Im Herbst 2001 eröffnete Marcus Klimke seine eigene Werkstatt in Angers und ab 2010 in Trélazé, einer Gemeinde im Arrondissement Angers, Pays de la Loire. Mit verschiedensten Auszeichnungen setzte er auch hier seine Produktion fort: Gold für Viola beim Concours Etienne Vatelot in Paris 2011 und Silber für Geige, 2014 wieder Gold in Mittenwald, sogar gleich zweimal: für Violine und Viola. Die Geschwindigkeit, mit der Marcus Klimke in der Elite seiner Zunft angekommen ist, ist mehr als beachtlich.

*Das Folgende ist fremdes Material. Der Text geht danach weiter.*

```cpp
namespace acvae {
int conv3x3_igemm(const float* X, const float* scale, const float* shift, const float* Wp, float* Y, float* partials,
                  int N, int H, int W, int Cin, int Cout, hipStream_t st);
int conv_partials_rows(int N, int H, int W);
int conv3x3_igemm_bf16(const bf16_t* X, const float* scale, const float* shift, const bf16_t* Wp, bf16_t* Y,
                       float* partials, int N, int H, int W, int Cin, int Cout, hipStream_t st);
long conv3x3_wgrad_bf16_slab_floats(int N, int H, int W, int Cin, int Cout);
int conv3x3_wgrad_bf16_splits(int N, int H, int W, int Cin, int Cout);
int conv3x3_wgrad_bf16_launch(const bf16_t* dY, const bf16_t* X, const float* scale, const float* shift, float* slab, int N,
                              int H, int W, int Cin, int Cout, hipStream_t st);
int wgrad_reduce(const float* slab, int nsplit, float* dW_oihw, int Cout, int Cin, hipStream_t st);
long conv3x3_wgrad_slab_floats(int N, int H, int W, int Cin, int Cout);
int conv3x3_wgrad(const float* dY, const float* X, const float* scale, const float* shift, float* dW_oihw, float* slab,
                  int N, int H, int W, int Cin, int Cout, hipStream_t st);
bool conv3x3_wino_ok(int H, int W, int Cin, int Cout);
long conv3x3_wino_weight_floats(int Cin, int Cout);
int conv_wino_partials_rows(int N, int H, int W);
int conv3x3_wino_weights(const float* W_oihw, float* U, int Cout, int Cin, bool dgrad, hipStream_t st);
struct WinoWeightsJob { const float* W; float* U; int Cout, Cin, dgrad; };
using WinoWeightsBatch = RangeTable<WinoWeightsJob, 32>;
int conv3x3_wino_weights_batch(WinoWeightsBatch& b, hipStream_t st);
struct WinoBnReduce { const float* Y; const float* scale; const float* shift; const float* mean; const float* invstd; };
int conv3x3_wino(const float* X, const float* scale, const float* shift, const float* U, float* Y, float* partials, int N,
                 int H, int W, int Cin, int Cout, hipStream_t st, const WinoBnReduce* red = nullptr);
bool conv3x3_wino_wgrad_ok(int H, int W, int Cin, int Cout);
long conv3x3_wino_wgrad_slab_floats(int N, int H, int W, int Cin, int Cout);
int conv3x3_wino_wgrad(const float* dY, const float* X, const float* scale, const float* shift, float* dW_oihw, float* slab,
                       int N, int H, int W, int Cin, int Cout, hipStream_t st);
template <class T>
int repack_weights(const float* W_oihw, T* Wf, T* Wd, int Cout, int Cin, hipStream_t st);
struct RepackJob { const float* W; void* dst; int Cout, Cin, dgrad; };
using RepackBatch = RangeTable<RepackJob, 32>;
template <class T>
int repack_weights_batch(RepackBatch& b, hipStream_t st);
inline int conv3x3_igemm(const bf16_t* X, const float* scale, const float* shift, const bf16_t* Wp, bf16_t* Y,
                         float* partials, int N, int H, int W, int Cin, int Cout, hipStream_t st) {
  return conv3x3_igemm_bf16(X, scale, shift, Wp, Y, partials, N, H, W, Cin, Cout, st);
}
inline int conv3x3_wgrad(const bf16_t* dY, const bf16_t* X, const float* scale, const float* shift, float* dW_oihw,
                         float* slab, int N, int H, int W, int Cin, int Cout, hipStream_t st) {
  int r = conv3x3_wgrad_bf16_launch(dY, X, scale, shift, slab, N, H, W, Cin, Cout, st);
  if (r != 0) return r;
  return wgrad_reduce(slab, conv3x3_wgrad_bf16_splits(N, H, W, Cin, Cout), dW_oihw, Cout, Cin, st);
}
template <class T>
inline long conv3x3_wgrad_slab_floats_t(int N, int H, int W, int Cin, int Cout) {
  return sizeof(T) == 2 ? conv3x3_wgrad_bf16_slab_floats(N, H, W, Cin, Cout) : conv3x3_wgrad_slab_floats(N, H, W, Cin, Cout);
}
int bn0_stats(const float* x, float* partials, long rows, int F, int* nparts, hipStream_t st);
int bn0_partials_rows(long rows);
int bn_finalize(const float* partials, int P, int C, double count, const float* gamma, const float* beta,
                float* running_mean, float* running_var, int64_t* nbt, int training, float* scale, float* shift,
                float* mean, float* invstd, double* dpart, hipStream_t st);
long colsum_scratch_doubles(int width);
int colsum_tickets_reset(double* dpart, hipStream_t st);
long colsum_ticket_words();
int colsum2(const float* x, int P, int width, double* dpart, float* out, float* out2, int split, hipStream_t st);
struct ColsumJob { const float* x; int P, width; float* out; float* out_b; int R; long d0; };
using ColsumBatch = RangeTable<ColsumJob, 6, int>;
int colsum_batch(ColsumBatch& b, double* dpart, long dpart_doubles, hipStream_t st);
bool colsum_batch_plan(ColsumBatch& b, long dpart_doubles, long* dsum_doubles);
int conv1_first_blocks(int N, int T);
template <class TY>
int conv1_first_fwd(const float* x, const float* scale0, const float* shift0, const float* W1, TY* Y,
                    float* partials, int N, int T, int F, hipStream_t st);
template <class TY>
int conv1_first_bwd(const float* x, const float* scale0, const float* shift0, const float* mean0, const float* invstd0,
                    const float* W1, const TY* dY, float* dw_part, float* bn_part, float* dW1, float* dgamma0,
                    float* dbeta0, double* dpart, int N, int T, int F, hipStream_t st, const BnBwdApply* bn = nullptr);
template <class T>
int bn_relu_pool(const T* Y, const float* scale, const float* shift, T* P, int N, int H, int W, int C,
                 DropoutSpec drop, hipStream_t st, bool pool = true);
int bn_bwd_blocks(int N, int H, int W, int C);
template <class T>
int bn_bwd(const T* Y, const T* dO, int upstream, const float* scale, const float* shift, const float* mean,
           const float* invstd, float* partials, float* sum_g, float* sum_gy, T* dY, double* dpart, int N, int H,
           int W, int C, DropoutSpec drop, hipStream_t st, bool batch_stats = true, int ready_rows = 0);
template <class T>
int bn_bwd_sums(const T* Y, const T* dO, int upstream, const float* scale, const float* shift, const float* mean,
                const float* invstd, float* partials, float* sum_g, float* sum_gy, double* dpart, int N, int H, int W, int C,
                DropoutSpec drop, hipStream_t st, int ready_rows = 0);
template <class T>
int relu_mask(const T* Y, const float* scale, const float* shift, uint8_t* out, int N, int H, int W, int C, hipStream_t st);
template <class T>
int freq_mean(const T* P, float* out, long rows, int Fp, int C, hipStream_t st);
template <class T>
int freq_mean_bwd(const float* dae, T* dP, long rows, int Fp, int C, hipStream_t st);
int time_pool(const float* ae, float* out, int N, int S, int C, DropoutSpec drop, hipStream_t st);
int relu_dropout(float* x, int total, DropoutSpec drop, hipStream_t st);
}

int acvae_gemm_nt_dual(const float* A1, int64_t lda1, const float* B1, int64_t ldb1, int K1, const float* A2,
                       int64_t lda2, const float* B2, int64_t ldb2, int K2, const float* bias, float* C, int64_t ldc,
                       int M, int N, int accumulate, hipStream_t st, float* skws = nullptr);
int acvae_gemm_nt_pair(const float* A0, int64_t lda0, const float* B0, int64_t ldb0, int K0, const float* bias0, float* C0,
                       int64_t ldc0, int N0, int acc0, const float* A1, int64_t lda1, const float* B1, int64_t ldb1, int K1,
                       const float* bias1, float* C1, int64_t ldc1, int N1, int acc1, int M, hipStream_t st);
constexpr int TN_TICKETS = 256;
int acvae_gemm_tn_fused(const float* A, int64_t lda, const float* B, int64_t ldb, float* C, int64_t ldc, int M, int N, int K,
                        int accumulate, float* ws, int64_t ws_bytes, hipStream_t st);
struct TnJob {
  const float* A; long lda; const float* B; long ldb; float* C; long ldc;
  int M, N, K, k_per, slices, gx, gy, tk0;
  long slab0;
};
using TnGroup = acvae::RangeTable<TnJob, 8, int>;
bool acvae_gemm_tn_group_add(TnGroup& g, const float* A, long lda, const float* B, long ldb, float* C, long ldc, int M, int N,
                             int K);
long acvae_gemm_tn_group_plan(TnGroup& g);
int acvae_gemm_tn_group(TnGroup& g, float* ws, int64_t ws_bytes, hipStream_t st);
long acvae_skinny_ws_floats();
// ... 6 lines not shown
```

### acvae_amd/csrc/conv.hip

```cpp
#include "mfma_tile.h"
#include "../../include/acvae_hip.h"
#include "conv.h"
#include "prof.h"

namespace {
using namespace mfma;

struct FastDiv {
  unsigned long long mul;
  static FastDiv make(int d) { return FastDiv{((1ULL << 40) + (unsigned long long)d - 1) / (unsigned long long)d}; }
  __device__ __forceinline__ int div(int x) const { return (int)(((unsigned long long)(unsigned)x * mul) >> 40); }
};

struct ConvKMajorLoader {
  const float* X;
  const float* scale;
  const float* shift;
  int H, W, C, M, NC;
  FastDiv dW, dH;
  int dy, dx, ci;
  bool colok;
  float4 sc, sh;
  template <int WT>
  __device__ __forceinline__ void init(int col0) {
// ... 474 lines not shown
template <class T>
__global__ void repack_dgrad_kernel(const float* __restrict__ W, T* __restrict__ Wd, int Cout, int Cin) {
  const long total = (long)Cout * Cin * 9;
  for (long i = blockIdx.x * (long)blockDim.x + threadIdx.x; i < total; i += (long)gridDim.x * blockDim.x) {
    const int ci = (int)(i / (9 * Cout)), rem = (int)(i % (9 * Cout));
    const int tp = rem / Cout, co = rem % Cout;
    Wd[i] = (T)W[((long)co * Cin + ci) * 9 + (8 - tp)];
  }
}

template <class T>
__global__ void repack_batch_kernel(acvae::RepackBatch b) {
  const long total = b.start[b.n];
  for (long i = blockIdx.x * (long)blockDim.x + threadIdx.x; i < total; i += (long)gridDim.x * blockDim.x) {
    const int l = b.find(i);
    const acvae::RepackJob& job = b.job[l];
    const long k = i - b.start[l];
    const int Cout = job.Cout, Cin = job.Cin;
    const float* W = job.W;
    T* out = reinterpret_cast<T*>(job.dst);
    if (!job.dgrad) {
      const int co = (int)(k / (9 * Cin)), rem = (int)(k % (9 * Cin));
      const int tap = rem / Cin, ci = rem % Cin;
      out[k] = (T)W[((long)co * Cin + ci) * 9 + tap];
    } else {
      const int ci = (int)(k / (9 * Cout)), rem = (int)(k % (9 * Cout));
      const int tp = rem / Cout, co = rem % Cout;
      out[k] = (T)W[((long)co * Cin + ci) * 9 + (8 - tp)];
    }
  }
}

__global__ __launch_bounds__(256) void bn0_stats_kernel(const float* __restrict__ x, float* __restrict__ partials,
                                                        long rows, int F, int rows_per_block) {
  __shared__ float red[2][4][64];
  const int w = threadIdx.x & 63, g = threadIdx.x >> 6;
  const long r0 = (long)blockIdx.x * rows_per_block;
  float s = 0.f, q = 0.f;
  if (w < F)
    for (long r = r0 + g; r < r0 + rows_per_block && r < rows; r += 4) {
      const float v = x[r * F + w];
      s += v; q += v * v;
    }
  red[0][g][w] = s; red[1][g][w] = q;
  __syncthreads();
  if (threadIdx.x < 64 && w < F) {
    float* out = partials + (long)blockIdx.x * 2 * F;
    out[w] = red[0][0][w] + red[0][1][w] + red[0][2][w] + red[0][3][w];
    out[F + w] = red[1][0][w] + red[1][1][w] + red[1][2][w] + red[1][3][w];
  }
}

constexpr int CS_R = 64;
constexpr int CS_TICKETS = 128;
inline int cs_groups(int P) { return P < 1 ? 1 : P < 16 ? P : P <= 1024 ? 16 : P <= 4096 ? 32 : CS_R; }

struct BnFinalizeArgs {
  double count;
  const float *gamma, *beta;
  float *running_mean, *running_var;
  int64_t* nbt;
  float *scale, *shift, *mean_out, *invstd_out;
};

__device__ __forceinline__ void cs_store(double* p, double v) {
  __hip_atomic_store(reinterpret_cast<unsigned long long*>(p), (unsigned long long)__double_as_longlong(v), __ATOMIC_RELAXED,
                     __HIP_MEMORY_SCOPE_AGENT);
}
__device__ __forceinline__ double cs_load(const double* p) {
  return __longlong_as_double((long long)__hip_atomic_load(reinterpret_cast<const unsigned long long*>(p), __ATOMIC_RELAXED,
                                                           __HIP_MEMORY_SCOPE_AGENT));
}
__device__ __forceinline__ bool cs_last_arriver(unsigned* ticket, unsigned expect, int* s_last) {
  asm volatile("s_waitcnt vmcnt(0)" ::: "memory");
  __syncthreads();
  if (threadIdx.x == 0) {
    const unsigned prev = __hip_atomic_fetch_add(ticket, 1u, __ATOMIC_RELAXED, __HIP_MEMORY_SCOPE_AGENT);
    const int last = prev == expect - 1u;
    if (last) __hip_atomic_store(ticket, 0u, __ATOMIC_RELAXED, __HIP_MEMORY_SCOPE_AGENT);
    *s_last = last;
  }
  __syncthreads();
  return *s_last != 0;
}

template <bool FINALIZE>
__global__ __launch_bounds__(256) void colsum_kernel(const float* __restrict__ partials, int P, int width, double* __restrict__ dpart,
                                                     float* __restrict__ out, float* __restrict__ out2, int split,
                                                     BnFinalizeArgs bn) {
  __shared__ double red[4][64];
  __shared__ int s_last;
  unsigned* tickets = reinterpret_cast<unsigned*>(dpart);
  double* dsum = dpart + CS_TICKETS / 2;
  const int il = threadIdx.x & 63, g = threadIdx.x >> 6;
  const int i = blockIdx.x * 64 + il;
  const int R = gridDim.y;
  double a = 0.0;
  if (i < width)
    for (int p = blockIdx.y + g * R; p < P; p += 4 * R) a += (double)partials[(long)p * width + i];
  red[g][il] = a;
  __syncthreads();
  if (g == 0 && i < width) cs_store(dsum + (long)blockIdx.y * width + i, red[0][il] + red[1][il] + red[2][il] + red[3][il]);
  if (!FINALIZE) {
    if (!cs_last_arriver(tickets + blockIdx.x, (unsigned)R, &s_last)) return;
    if (g != 0 || i >= width) return;
    double t = 0.0;
    for (int r0 = 0; r0 < R; r0 += 8) {
      double v[8];
#pragma unroll
      for (int u = 0; u < 8; ++u) v[u] = r0 + u < R ? cs_load(dsum + (long)(r0 + u) * width + i) : 0.0;
#pragma unroll
      for (int u = 0; u < 8; ++u)
        if (r0 + u < R) t += v[u];
    }
    if (split > 0 && i >= split) out2[i - split] = (float)t;
    else out[i] = (float)t;
  } else {
    const int C = width >> 1, cb = C >> 6;
    const int xc = blockIdx.x % cb;
    if (!cs_last_arriver(tickets + xc, (unsigned)(2 * R), &s_last)) return;
    if (g != 0) return;
    const int c = xc * 64 + il;
    double sm = 0.0, q = 0.0;
    for (int r0 = 0; r0 < R; r0 += 8) {
      double v[8], w[8];
#pragma unroll
      for (int u = 0; u < 8; ++u) {
        v[u] = r0 + u < R ? cs_load(dsum + (long)(r0 + u) * width + c) : 0.0;
        w[u] = r0 + u < R ? cs_load(dsum + (long)(r0 + u) * width + C + c) : 0.0;
      }
#pragma unroll
      for (int u = 0; u < 8; ++u)
        if (r0 + u < R) { sm += v[u]; q += w[u]; }
    }
    const double mean = sm / bn.count;
    double var = q / bn.count - mean * mean;
    if (var < 0.0) var = 0.0;
    const float invstd = (float)(1.0 / sqrt(var + 1e-5));
    const float sc = bn.gamma[c] * invstd;
    bn.scale[c] = sc; bn.shift[c] = bn.beta[c] - (float)mean * sc;
    bn.mean_out[c] = (float)mean; bn.invstd_out[c] = invstd;
    const double unbiased = bn.count > 1.0 ? var * bn.count / (bn.count - 1.0) : var;
    bn.running_mean[c] = 0.9f * bn.running_mean[c] + 0.1f * (float)mean;
    bn.running_var[c] = 0.9f * bn.running_var[c] + 0.1f * (float)unbiased;
    if (c == 0 && bn.nbt) bn.nbt[0] += 1;
  }
}
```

Sein besonders erfolgreiches Violen-Modell, das er in vier verschiedenen Größen baut, ist an dasjenige des Amati-Schülers Giacomo Gennaro – auch bekannt als Jacobus Januarius – angelehnt. Klanglich geht es Klimke eher um Präzision und Klangqualität als um einen übermäßig großen Ton. Am Ende sind aber stets die Ansprüche der Musiker ausschlaggebend, die ihr Instrument bei ihm in Auftrag gegeben haben. Wer Marcus Klimke kennenlernt, begegnet einem Meister, der bei allem Erfolg nicht verlernt hat, sich auf seine geigenbauerische und musikalische Sache zu fokussieren. Eine Eigenschaft, die ihn menschlich auszeichnet – und seiner Arbeit zugute kommt.